BAT-EN-BAL
Een echt jongensspel dat buiten gespeeld wordt. Dit kan reeds met zijn tweeën gebeuren of ook in team verband.
Voor dit spel heeft men een bal, een bat en drie of vier stokjes van ca 50 cm lengte nodig. De laatste worden op enkele centimeters afstand van elkaar in de grond gestoken, zodat de bal niet tussen twee van hen door kan.
Op ca 10 m afstand van de aldus gevormde "goal" wordt er een lijn getrokken. Nadat er getost is om het gooien en het wegslaan van de bal, gaat de speler die het laatste mag doen met de bat voor de goal staan. Hij is keeper. Degene die moet gooien, tracht dan vanaf de lijn één of meer van de stokjes met de bal omver te gooien.

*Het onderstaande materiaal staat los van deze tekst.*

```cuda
int gemm_tc_launch(const GemmArgs& a, cudaStream_t stream) {
  PG_CHECK_ARG(a.in_dtype == PG_BF16);
  PG_CHECK_ARG(a.M > 0 && a.N > 0 && a.K > 0 && a.batch >= 1 && a.split_k >= 1);
  PG_CHECK_ARG(a.N % 8 == 0);
  PG_CHECK_ARG(a.K % BK == 0);
  PG_CHECK_ARG(a.lda % 8 == 0 && a.ldb % 8 == 0);
  PG_CHECK_ARG((reinterpret_cast<uintptr_t>(a.A) & 15) == 0 && (reinterpret_cast<uintptr_t>(a.B) & 15) == 0);
  PG_CHECK_ARG(!(a.split_k > 1 && a.causal));
  if (a.epi_kind == EPI_ROTARY) PG_CHECK_ARG(a.epi.seq_len % 32 == 0);
  PG_CHECK_ARG((reinterpret_cast<uintptr_t>(a.epi.colsum) & 15) == 0);
  PG_CHECK_ARG(!(a.split_k > 1 || a.batch_reduce) || (a.epi_kind == EPI_ACCUM && a.epi.atomic));
  PG_CHECK_TAIL(a);
  const bool tail = a.K2 > 0;
  if (tail) {
    PG_CHECK_ARG(a.K2 % 8 == 0 && a.lda2 % 8 == 0 && a.ldb2 % 8 == 0);
    PG_CHECK_ARG(a.a2_mn_major == a.a_mn_major && a.b2_mn_major == a.b_mn_major);
    PG_CHECK_ARG((reinterpret_cast<uintptr_t>(a.A2) & 15) == 0 && (reinterpret_cast<uintptr_t>(a.B2) & 15) == 0);
  }

  const uint64_t a_rows = (a.batch > 1 && a.a_batch_rows > 0) ? (uint64_t)a.a_batch_rows * a.batch
                                                              : (uint64_t)(a.a_mn_major ? a.K : a.M);
  const uint64_t b_rows = (a.batch > 1 && a.b_batch_rows > 0) ? (uint64_t)a.b_batch_rows * a.batch
                                                              : (uint64_t)(a.b_mn_major ? a.K : a.N);
  CUtensorMap ta, tb;
  int rc;
  if (!a.a_mn_major) rc = get_tensor_map(a.A, a.K, a_rows, a.lda, BK, BM, &ta);
  else               rc = get_tensor_map(a.A, a.M, a_rows, a.lda, 64, BK, &ta);
  if (rc) return rc;
  if (!a.b_mn_major) rc = get_tensor_map(a.B, a.K, b_rows, a.ldb, BK, BN, &tb);
  else               rc = get_tensor_map(a.B, a.N, b_rows, a.ldb, 64, BK, &tb);
  if (rc) return rc;
  CUtensorMap ta2 = ta, tb2 = tb;
  if (tail) {
    if (!a.a_mn_major) rc = get_tensor_map(a.A2, a.K2, a.M, a.lda2, BK, BM, &ta2);
    else               rc = get_tensor_map(a.A2, a.M, a.K2, a.lda2, 64, BK, &ta2);
    if (rc) return rc;
    if (!a.b_mn_major) rc = get_tensor_map(a.B2, a.K2, a.N, a.ldb2, BK, BN, &tb2);
    else               rc = get_tensor_map(a.B2, a.N, a.K2, a.ldb2, 64, BK, &tb2);
    if (rc) return rc;
  }

  GemmDev gd;
  gd.M = a.M; gd.N = a.N; gd.K = a.K;
  gd.batch = a.batch; gd.batch_reduce = a.batch_reduce;
  gd.a_batch_rows = (int)a.a_batch_rows; gd.b_batch_rows = (int)a.b_batch_rows; gd.d_batch_rows = a.d_batch_rows;
  gd.causal = a.causal; gd.split_k = a.split_k;
  gd.epi = a.epi;
  gd.K2 = a.K2;
  const long long tiles = (long long)a.batch * a.split_k * ((a.M + BM - 1) / BM) * ((a.N + BN - 1) / BN);
  PG_CHECK_ARG(tiles < (1ll << 31));

  const int am = a.a_mn_major ? 1 : 0, bm = a.b_mn_major ? 1 : 0;
  const bool obf = a.out_dtype == PG_BF16;
#define TC_CASE(AM, BMJ, KIND, TO)                                                                       \
  return tail ? launch_inst<AM, BMJ, KIND, TO, true>(ta, tb, ta2, tb2, gd, (int)tiles, stream)            \
              : launch_inst<AM, BMJ, KIND, TO, false>(ta, tb, ta2, tb2, gd, (int)tiles, stream)
  switch (a.epi_kind) {
    case EPI_STORE:
      if (!am && bm) { if (obf) TC_CASE(false, true, EPI_STORE, bf16); else TC_CASE(false, true, EPI_STORE, float); }
      if (!am && !bm) { if (obf) TC_CASE(false, false, EPI_STORE, bf16); else TC_CASE(false, false, EPI_STORE, float); }
      if (am && bm) { if (obf) TC_CASE(true, true, EPI_STORE, bf16); else TC_CASE(true, true, EPI_STORE, float); }
      break;
    case EPI_ROTARY:
      if (!am && bm && obf) TC_CASE(false, true, EPI_ROTARY, bf16);
      break;
    case EPI_RESIDUAL:
      if (!am && bm) TC_CASE(false, true, EPI_RESIDUAL, float);
      break;
    case EPI_GLU:
      if (!am && bm && obf) TC_CASE(false, true, EPI_GLU, bf16);
      break;
    case EPI_GELU:
      if (!am && bm && obf) TC_CASE(false, true, EPI_GELU, bf16);
      break;
    case EPI_GLU_BWD:
      if (!am && !bm && obf) TC_CASE(false, false, EPI_GLU_BWD, bf16);
      break;
    case EPI_GELU_BWD:
      if (!am && !bm && obf) TC_CASE(false, false, EPI_GELU_BWD, bf16);
      break;
    case EPI_ACCUM:
      if (am && bm) return launch_inst<true, true, EPI_ACCUM, float, false>(ta, tb, ta2, tb2, gd, (int)tiles, stream);
      if (!am && !bm) return launch_inst<false, false, EPI_ACCUM, float, false>(ta, tb, ta2, tb2, gd, (int)tiles, stream);
      break;
    default: break;
  }
#undef TC_CASE
  progen_set_error("gemm_tc: unsupported combination epi=%d a_mn=%d b_mn=%d out=%d", a.epi_kind, am, bm, a.out_dtype);
  return PROGEN_ERR_UNSUPPORTED;
}
```

progen_b200/csrc/tc_ptx.cuh:

```cuda
#pragma once
#include <cuda.h>
#include "common.cuh"

namespace tc {

__device__ __forceinline__ uint32_t smem_u32(const void* p) { return (uint32_t)__cvta_generic_to_shared(p); }

__device__ __forceinline__ void mbar_init(uint32_t bar, uint32_t count) {
  asm volatile("mbarrier.init.shared::cta.b64 [%0], %1;" ::"r"(bar), "r"(count) : "memory");
}
__device__ __forceinline__ void mbar_expect_tx(uint32_t bar, uint32_t bytes) {
  asm volatile("mbarrier.arrive.expect_tx.shared::cta.b64 _, [%0], %1;" ::"r"(bar), "r"(bytes) : "memory");
}
__device__ __forceinline__ void mbar_arrive(uint32_t bar) {
  asm volatile("mbarrier.arrive.shared::cta.b64 _, [%0];" ::"r"(bar) : "memory");
}
__device__ __forceinline__ void mbar_wait(uint32_t bar, uint32_t parity) {
  uint32_t ok = 0, spins = 0;
  do {
    asm volatile(
        "{\n\t.reg .pred p;\n\t"
        "mbarrier.try_wait.parity.shared::cta.b64 p, [%1], %2;\n\t"
        "selp.u32 %0, 1, 0, p;\n\t}"
        : "=r"(ok) : "r"(bar), "r"(parity) : "memory");
// ... 30 lines not shown
  for (int i = 0; i < R; ++i) asm volatile("" : "+f"(d[i])::"memory");
}

template <int TA, int TB>
__device__ __forceinline__ void wgmma_m64n128k16_bf16(float (&d)[64], uint64_t adesc, uint64_t bdesc) {
  asm volatile(
      "{\n\t"
      "wgmma.mma_async.sync.aligned.m64n128k16.f32.bf16.bf16 "
      "{%0, %1, %2, %3, %4, %5, %6, %7, %8, %9, %10, %11, %12, %13, %14, %15, %16, %17, %18, %19, %20, %21, %22, %23, "
      "%24, %25, %26, %27, %28, %29, %30, %31, %32, %33, %34, %35, %36, %37, %38, %39, %40, %41, %42, %43, %44, %45, %46, "
      "%47, %48, %49, %50, %51, %52, %53, %54, %55, %56, %57, %58, %59, %60, %61, %62, %63}, "
      "%64, %65, 1, 1, 1, %66, %67;\n\t}"
      : "+f"(d[0]), "+f"(d[1]), "+f"(d[2]), "+f"(d[3]), "+f"(d[4]), "+f"(d[5]), "+f"(d[6]), "+f"(d[7]), "+f"(d[8]),
        "+f"(d[9]), "+f"(d[10]), "+f"(d[11]), "+f"(d[12]), "+f"(d[13]), "+f"(d[14]), "+f"(d[15]), "+f"(d[16]),
        "+f"(d[17]), "+f"(d[18]), "+f"(d[19]), "+f"(d[20]), "+f"(d[21]), "+f"(d[22]), "+f"(d[23]), "+f"(d[24]),
        "+f"(d[25]), "+f"(d[26]), "+f"(d[27]), "+f"(d[28]), "+f"(d[29]), "+f"(d[30]), "+f"(d[31]), "+f"(d[32]),
        "+f"(d[33]), "+f"(d[34]), "+f"(d[35]), "+f"(d[36]), "+f"(d[37]), "+f"(d[38]), "+f"(d[39]), "+f"(d[40]),
        "+f"(d[41]), "+f"(d[42]), "+f"(d[43]), "+f"(d[44]), "+f"(d[45]), "+f"(d[46]), "+f"(d[47]), "+f"(d[48]),
        "+f"(d[49]), "+f"(d[50]), "+f"(d[51]), "+f"(d[52]), "+f"(d[53]), "+f"(d[54]), "+f"(d[55]), "+f"(d[56]),
        "+f"(d[57]), "+f"(d[58]), "+f"(d[59]), "+f"(d[60]), "+f"(d[61]), "+f"(d[62]), "+f"(d[63])
      : "l"(adesc), "l"(bdesc), "n"(TA), "n"(TB));
}

template <int TB>
__device__ __forceinline__ void wgmma_m64n64k16_ss(float (&d)[32], uint64_t adesc, uint64_t bdesc) {
  asm volatile(
      "{\n\t"
      "wgmma.mma_async.sync.aligned.m64n64k16.f32.bf16.bf16 "
      "{%0, %1, %2, %3, %4, %5, %6, %7, %8, %9, %10, %11, %12, %13, %14, %15, %16, %17, %18, %19, %20, %21, %22, %23, %24, %25, %26, %27, %28, %29, %30, %31}, "
      "%32, %33, 1, 1, 1, 0, %34;\n\t}"
      : "+f"(d[0]), "+f"(d[1]), "+f"(d[2]), "+f"(d[3]), "+f"(d[4]), "+f"(d[5]), "+f"(d[6]), "+f"(d[7]), "+f"(d[8]), "+f"(d[9]), "+f"(d[10]), "+f"(d[11]), "+f"(d[12]), "+f"(d[13]), "+f"(d[14]), "+f"(d[15]), "+f"(d[16]), "+f"(d[17]), "+f"(d[18]), "+f"(d[19]), "+f"(d[20]), "+f"(d[21]), "+f"(d[22]), "+f"(d[23]), "+f"(d[24]), "+f"(d[25]), "+f"(d[26]), "+f"(d[27]), "+f"(d[28]), "+f"(d[29]), "+f"(d[30]), "+f"(d[31])
      : "l"(adesc), "l"(bdesc), "n"(TB));
}
template <int TB>
__device__ __forceinline__ void wgmma_m64n64k16_rs(float (&d)[32], const uint32_t (&a)[4], uint64_t bdesc) {
  asm volatile(
      "{\n\t"
      "wgmma.mma_async.sync.aligned.m64n64k16.f32.bf16.bf16 "
      "{%0, %1, %2, %3, %4, %5, %6, %7, %8, %9, %10, %11, %12, %13, %14, %15, %16, %17, %18, %19, %20, %21, %22, %23, %24, %25, %26, %27, %28, %29, %30, %31}, "
      "{%32, %33, %34, %35}, %36, 1, 1, 1, %37;\n\t}"
      : "+f"(d[0]), "+f"(d[1]), "+f"(d[2]), "+f"(d[3]), "+f"(d[4]), "+f"(d[5]), "+f"(d[6]), "+f"(d[7]), "+f"(d[8]), "+f"(d[9]), "+f"(d[10]), "+f"(d[11]), "+f"(d[12]), "+f"(d[13]), "+f"(d[14]), "+f"(d[15]), "+f"(d[16]), "+f"(d[17]), "+f"(d[18]), "+f"(d[19]), "+f"(d[20]), "+f"(d[21]), "+f"(d[22]), "+f"(d[23]), "+f"(d[24]), "+f"(d[25]), "+f"(d[26]), "+f"(d[27]), "+f"(d[28]), "+f"(d[29]), "+f"(d[30]), "+f"(d[31])
      : "r"(a[0]), "r"(a[1]), "r"(a[2]), "r"(a[3]), "l"(bdesc), "n"(TB));
}

}

// ... 3 lines not shown
```

progen_b200/engine.py:

```python
import math
import numpy as np
import torch

from . import lib as L

P = 'pro_gen_base/~/'
ALIGN = 64


CUT_ALIGN = 128


def counted_length(labels):
    labels = np.asarray(labels)
    n = labels.shape[1]
    pad = labels == 0
    first = np.where(pad.any(1), pad.argmax(1), n)
    last = np.where((~pad).any(1), n - 1 - (~pad)[:, ::-1].argmax(1), -1)
    return np.minimum(n, np.maximum(first, last) + 1)


def cut_length(labels):
    n = np.asarray(labels).shape[1]
    need = int(counted_length(labels).max()) if len(labels) else 1
    return min(n, -(-need // CUT_ALIGN) * CUT_ALIGN)
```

Lukt hem dit, dan wordt hij keeper. De keeper tracht echter de bal zover mogelijk te slaan. Lukt dit de keeper, dan moet de werper de bal gaan halen, terwijl de keeper intussen zoveel mogelijk "runs" tracht te maken. Elke keer dat hij op en neer gaat tussen de goal en de lijn is een run en telt voor één punt. Als de speler, die de bal moest halen, dit heeft gedaan, rent hij er zo hard mogelijk mee terug.

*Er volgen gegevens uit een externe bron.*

# zhizdev/sparsefusion

Measured on AMD Instinct MI355X. Metric: novel views/sec, distillation steps (2 NGP renders fwd+bwd + VAE enc/dec + 51-eval PLMS + LPIPS), 256^2 / 32x32 latents, 2-view synthetic hydrant, higher is better.
Workload: dtype bf16 MFMA operands / f32 accumulate (UNet); f32 (NGP render)

## Files before the change

### sparsefusion_amd/csrc/attn_ln.h

```cpp
#pragma once
#include "sf_dev.h"

SF_KERNEL(256) void k_layernorm(const float* __restrict__ in, const float* __restrict__ gain,
                                                   const float* __restrict__ bias, void* __restrict__ out,
                                                   const float* __restrict__ resid, int R, int C, float eps, int pre_gelu,
                                                   int out_f32) {
  SF_SHARED float red[8];
  const int row = blockIdx.x, lane = threadIdx.x & 63, wv = threadIdx.x >> 6;
  const float* x = in + (long)row * C;
  float v[8];
  float s = 0.0f;
#pragma unroll
  for (int i = 0; i < 8; ++i) {
    const int c = threadIdx.x + i * 256;
    v[i] = 0.0f;
    if (c < C) { const float t = x[c]; v[i] = pre_gelu ? sf_gelu(t) : t; s += v[i]; }
  }
  s = sf_wave_sum(s);
  if (lane == 0) red[wv] = s;
  sf_sync();
  const float mean = (red[0] + red[1] + red[2] + red[3]) / (float)C;
  float q = 0.0f;
#pragma unroll
  for (int i = 0; i < 8; ++i)
    if (threadIdx.x + i * 256 < C) { const float d = v[i] - mean; q = fmaf(d, d, q); }
  q = sf_wave_sum(q);
  if (lane == 0) red[4 + wv] = q;
  sf_sync();
  const float rstd = sf_rsqrt((red[4] + red[5] + red[6] + red[7]) / (float)C + eps);
#pragma unroll
  for (int i = 0; i < 8; ++i) {
    const int c = threadIdx.x + i * 256;
    if (c < C) {
      float y = (v[i] - mean) * rstd * gain[c];
      if (bias) y += bias[c];
      if (out_f32) {
        if (resid) y += resid[(long)row * C + c];
        reinterpret_cast<float*>(out)[(long)row * C + c] = y;
      } else {
        reinterpret_cast<sf_opnd*>(out)[(long)row * C + c] = (sf_opnd)y;
      }
    }
  }
}

template <int NV>
SF_KERNEL(256) void k_layernorm_wave(const float* __restrict__ in, const float* __restrict__ gain, const float* __restrict__ bias,
                                     void* __restrict__ out, const float* __restrict__ resid, int R, float eps, int pre_gelu, int out_f32) {
  constexpr int C = 256 * NV;
  const int lane = threadIdx.x & 63;
  long row = (long)blockIdx.x * 4 + (threadIdx.x >> 6);
  const bool live = row < R;
  if (!live) row = R - 1;
  f32x4 v[NV], g[NV], bq[NV], rq[NV];
  const float* x = in + row * C;
  const float* bp = bias ? bias : gain;
  const float* rp = resid ? resid + row * C : x;
#pragma unroll
  for (int u = 0; u < NV; ++u) v[u] = *reinterpret_cast<const f32x4*>(x + (lane + 64 * u) * 4);
#pragma unroll
  for (int u = 0; u < NV; ++u) g[u] = *reinterpret_cast<const f32x4*>(gain + (lane + 64 * u) * 4);
#pragma unroll
  for (int u = 0; u < NV; ++u) bq[u] = *reinterpret_cast<const f32x4*>(bp + (lane + 64 * u) * 4);
#pragma unroll
  for (int u = 0; u < NV; ++u) rq[u] = *reinterpret_cast<const f32x4*>(rp + (lane + 64 * u) * 4);
  float s = 0.0f;
#pragma unroll
  for (int u = 0; u < NV; ++u) {
    if (pre_gelu) { v[u][0] = sf_gelu(v[u][0]); v[u][1] = sf_gelu(v[u][1]); v[u][2] = sf_gelu(v[u][2]); v[u][3] = sf_gelu(v[u][3]); }
    s += (v[u][0] + v[u][1]) + (v[u][2] + v[u][3]);
  }
  const float mean = sf_wave_sum(s) / (float)C;
  float q = 0.0f;
#pragma unroll
  for (int u = 0; u < NV; ++u)
#pragma unroll
    for (int j = 0; j < 4; ++j) { const float d = v[u][j] - mean; q = fmaf(d, d, q); }
  const float rstd = sf_rsqrt(sf_wave_sum(q) / (float)C + eps);
  if (!live) return;
#pragma unroll
  for (int u = 0; u < NV; ++u) {
    f32x4 y;
#pragma unroll
    for (int j = 0; j < 4; ++j) y[j] = (v[u][j] - mean) * rstd * g[u][j];
    if (bias) y += bq[u];
    if (out_f32) {
      if (resid) y += rq[u];
      *reinterpret_cast<f32x4*>(reinterpret_cast<float*>(out) + row * C + (lane + 64 * u) * 4) = y;
    } else {
      bf16x4 o;
      o[0] = (sf_opnd)y[0]; o[1] = (sf_opnd)y[1]; o[2] = (sf_opnd)y[2]; o[3] = (sf_opnd)y[3];
      *reinterpret_cast<bf16x4*>(reinterpret_cast<sf_opnd*>(out) + row * C + (lane + 64 * u) * 4) = o;
    }
  }
}

SF_KERNEL(256) void k_layernorm_w256(const float* __restrict__ in, const float* __restrict__ gain, const float* __restrict__ bias,
                                     void* __restrict__ out, const float* __restrict__ resid, int R, float eps, int pre_gelu, int out_f32,
                                     sf_opnd* __restrict__ twin) {
  const int lane = threadIdx.x & 63;
  const long row = (long)blockIdx.x * 4 + (threadIdx.x >> 6);
  if (row >= R) return;
  f32x4 v = *reinterpret_cast<const f32x4*>(in + row * 256 + lane * 4);
  const f32x4 g = *reinterpret_cast<const f32x4*>(gain + lane * 4);
  const f32x4 bq = bias ? *reinterpret_cast<const f32x4*>(bias + lane * 4) : f32x4{0.f, 0.f, 0.f, 0.f};
  const f32x4 rq = (resid && out_f32) ? *reinterpret_cast<const f32x4*>(resid + row * 256 + lane * 4) : f32x4{0.f, 0.f, 0.f, 0.f};
  if (pre_gelu) { v[0] = sf_gelu(v[0]); v[1] = sf_gelu(v[1]); v[2] = sf_gelu(v[2]); v[3] = sf_gelu(v[3]); }
  const float mean = sf_wave_sum((v[0] + v[1]) + (v[2] + v[3])) / 256.0f;
  const f32x4 d = v - mean;
  const float rstd = sf_rsqrt(sf_wave_sum(fmaf(d[0], d[0], fmaf(d[1], d[1], fmaf(d[2], d[2], d[3] * d[3])))) / 256.0f + eps);
  f32x4 y;
#pragma unroll
  for (int j = 0; j < 4; ++j) y[j] = d[j] * rstd * g[j] + bq[j];
  if (out_f32) {
    y = y + rq;
    *reinterpret_cast<f32x4*>(reinterpret_cast<float*>(out) + row * 256 + lane * 4) = y;
    if (twin) {
      bf16x4 o;
      o[0] = (sf_opnd)y[0]; o[1] = (sf_opnd)y[1]; o[2] = (sf_opnd)y[2]; o[3] = (sf_opnd)y[3];
      *reinterpret_cast<bf16x4*>(twin + row * 256 + lane * 4) = o;
    }
  } else {
    bf16x4 o;
    o[0] = (sf_opnd)y[0]; o[1] = (sf_opnd)y[1]; o[2] = (sf_opnd)y[2]; o[3] = (sf_opnd)y[3];
    *reinterpret_cast<bf16x4*>(reinterpret_cast<sf_opnd*>(out) + row * 256 + lane * 4) = o;
  }
}

struct AttnSeg { const float* k; const float* v; int rows, row_stride, batch_stride, head_stride; };
SF_KERNEL(256) void k_attn16(const float* __restrict__ q, void* __restrict__ out, AttnSeg s0, AttnSeg s1,
                                                AttnSeg s2, int heads, int ldq, float scale, int out_f32) {
  SF_SHARED float sq[16][65];
  SF_SHARED float sk[24][65];
  SF_SHARED float sv[24][65];
  SF_SHARED float sim[16][25];
  const int b = blockIdx.x / heads, h = blockIdx.x % heads, t = threadIdx.x & 63, wv = threadIdx.x >> 6;
  for (int i = wv; i < 16; i += 4) sq[i][t] = q[((long)b * 16 + i) * ldq + h * 64 + t] * scale;
  const AttnSeg segs[3] = {s0, s1, s2};
  int J = 0;
#pragma unroll
  for (int s = 0; s < 3; ++s) {
    for (int r = wv; r < segs[s].rows; r += 4) {
      const long off = (long)b * segs[s].batch_stride + (long)r * segs[s].row_stride + (long)h * segs[s].head_stride + t;
      sk[J + r][t] = segs[s].k[off];
      sv[J + r][t] = segs[s].v[off];
    }
    J += segs[s].rows;
  }
  sf_sync();
  for (int e = threadIdx.x; e < 16 * J; e += 256) {
    const int i = e / J, j = e - i * J;
    float a = 0.0f;
#pragma unroll 8
    for (int d = 0; d < 64; ++d) a = fmaf(sq[i][d], sk[j][d], a);
    sim[i][j] = a;
  }
  sf_sync();
  if (threadIdx.x < 16) {
    const int i = threadIdx.x;
    float mx = -INFINITY;
    for (int j = 0; j < J; ++j) mx = fmaxf(mx, sim[i][j]);
    float den = 0.0f;
    for (int j = 0; j < J; ++j) { const float e = expf(sim[i][j] - mx); sim[i][j] = e; den += e; }
    const float inv = 1.0f / den;
    for (int j = 0; j < J; ++j) sim[i][j] *= inv;
  }
  sf_sync();
  for (int i = wv; i < 16; i += 4) {
    float a = 0.0f;
    for (int j = 0; j < J; ++j) a = fmaf(sim[i][j], sv[j][t], a);
    const long o = ((long)b * 16 + i) * (heads * 64) + h * 64 + t;
    if (out_f32) reinterpret_cast<float*>(out)[o] = a;
    else reinterpret_cast<sf_opnd*>(out)[o] = (sf_opnd)a;
  }
}
```

### sparsefusion_amd/csrc/gemm_rows.h

```cpp
#pragma once
#include "sf_dev.h"

#define GR_KC 128
#define GR_LD (GR_KC + 8)

struct GemmRowsArgs {
  const float* x;
  const sf_opnd* W;
  const float* bias;
  float* y;
  int M, N, K, Kp, ldx, ldy, in_silu, out_act;
};

SF_KERNEL(256) void k_gemm_rows(GemmRowsArgs a) {
  SF_SHARED __attribute__((aligned(16))) sf_opnd hi[64 * GR_LD];
  SF_SHARED __attribute__((aligned(16))) sf_opnd lo[64 * GR_LD];
  const int tid = threadIdx.x, lane = tid & 63, wave = tid >> 6;
  const int n = lane & 15, g = lane >> 4;
  const int ncol = blockIdx.x * 64 + wave * 16 + n;
  const sf_opnd* __restrict__ wrow = a.W + (long)min(ncol, a.N - 1) * a.Kp;
  const int MF = (a.M + 15) >> 4;
  f32x4 acc[4];
#pragma unroll
  for (int mf = 0; mf < 4; ++mf) acc[mf] = f32x4{0.f, 0.f, 0.f, 0.f};
  for (int kc = 0; kc < a.K; kc += GR_KC) {
#pragma unroll 2
    for (int it = 0; it < 64 * GR_KC / 8 / 256; ++it) {
      const int idx = tid + it * 256;
      const int m = idx / (GR_KC / 8), k8 = (idx % (GR_KC / 8)) * 8;
      const float* __restrict__ xr = a.x + (long)min(m, a.M - 1) * a.ldx;
      float v[8];
#pragma unroll
      for (int j = 0; j < 8; ++j) v[j] = xr[min(kc + k8 + j, a.K - 1)];
      bf16x8 h, l;
#pragma unroll
      for (int j = 0; j < 8; ++j) {
        float t = (m < a.M && kc + k8 + j < a.K) ? v[j] : 0.0f;
        if (a.in_silu) t = sf_silu(t);
        const sf_opnd hb = (sf_opnd)t;
        h[j] = hb;
        l[j] = (sf_opnd)(t - (float)hb);
      }
      *reinterpret_cast<bf16x8*>(&hi[m * GR_LD + k8]) = h;
      *reinterpret_cast<bf16x8*>(&lo[m * GR_LD + k8]) = l;
    }
    sf_sync();
    const int left = a.K - kc;
    const int steps = left >= GR_KC ? GR_KC / 32 : (left + 31) / 32;
    for (int ks = 0; ks < steps; ++ks) {
      const int k0 = kc + ks * 32 + 8 * g;
      bf16x8 b = *reinterpret_cast<const bf16x8*>(wrow + min(k0, a.Kp - 8));
      if (k0 >= a.Kp) b = bf16x8{0, 0, 0, 0, 0, 0, 0, 0};
      const int col = ks * 32 + 8 * g;
#pragma unroll
      for (int mf = 0; mf < 4; ++mf) {
        if (mf < MF) {
          const bf16x8 ah = *reinterpret_cast<const bf16x8*>(&hi[(mf * 16 + n) * GR_LD + col]);
          const bf16x8 al = *reinterpret_cast<const bf16x8*>(&lo[(mf * 16 + n) * GR_LD + col]);
          acc[mf] = sf_mfma16(ah, b, acc[mf]);
          acc[mf] = sf_mfma16(al, b, acc[mf]);
        }
      }
    }
    sf_sync();
  }
  if (ncol < a.N) {
    const float bv = a.bias ? a.bias[ncol] : 0.0f;
#pragma unroll
    for (int mf = 0; mf < 4; ++mf)
#pragma unroll
      for (int r = 0; r < 4; ++r) {
        const int m = mf * 16 + 4 * g + r;
        if (m < a.M) {
          float v = acc[mf][r] + bv;
          if (a.out_act == 1) v = sf_silu(v);
          else if (a.out_act == 2) v = sf_sigmoid(v);
          a.y[(long)m * a.ldy + ncol] = v;
        }
      }
  }
}

template <int NW>
struct GemmRowsKs {
  static constexpr int ROWS = NW == 8 ? 32 : 64, MFMAX = ROWS / 16;
  static constexpr int WAVE_ELEMS = 2 * ROWS * GR_LD;
  static constexpr int RED = MFMAX * 4 * 64;
  static constexpr int LDS_BYTES = NW * WAVE_ELEMS * 2 + (NW - 1) * RED * 4;
  static_assert(LDS_BYTES <= 163840, "LDS");
};
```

Ziet hij dat de speler halverwege een run is, dan mag hij weer, en kan nu vanaf elke afstand trachten de stokjes met de bal raken. Lukt hem dit, dan wordt hij keeper.
De enige verandering in het spel, wanneer er in team-verband gespeeld wordt, is, dat er na elke slag twee andere spelers aan de beurt komen. In de zo juist beschreven gevallen zou dus de opvolger van degene die de bal gegooid had keeper worden.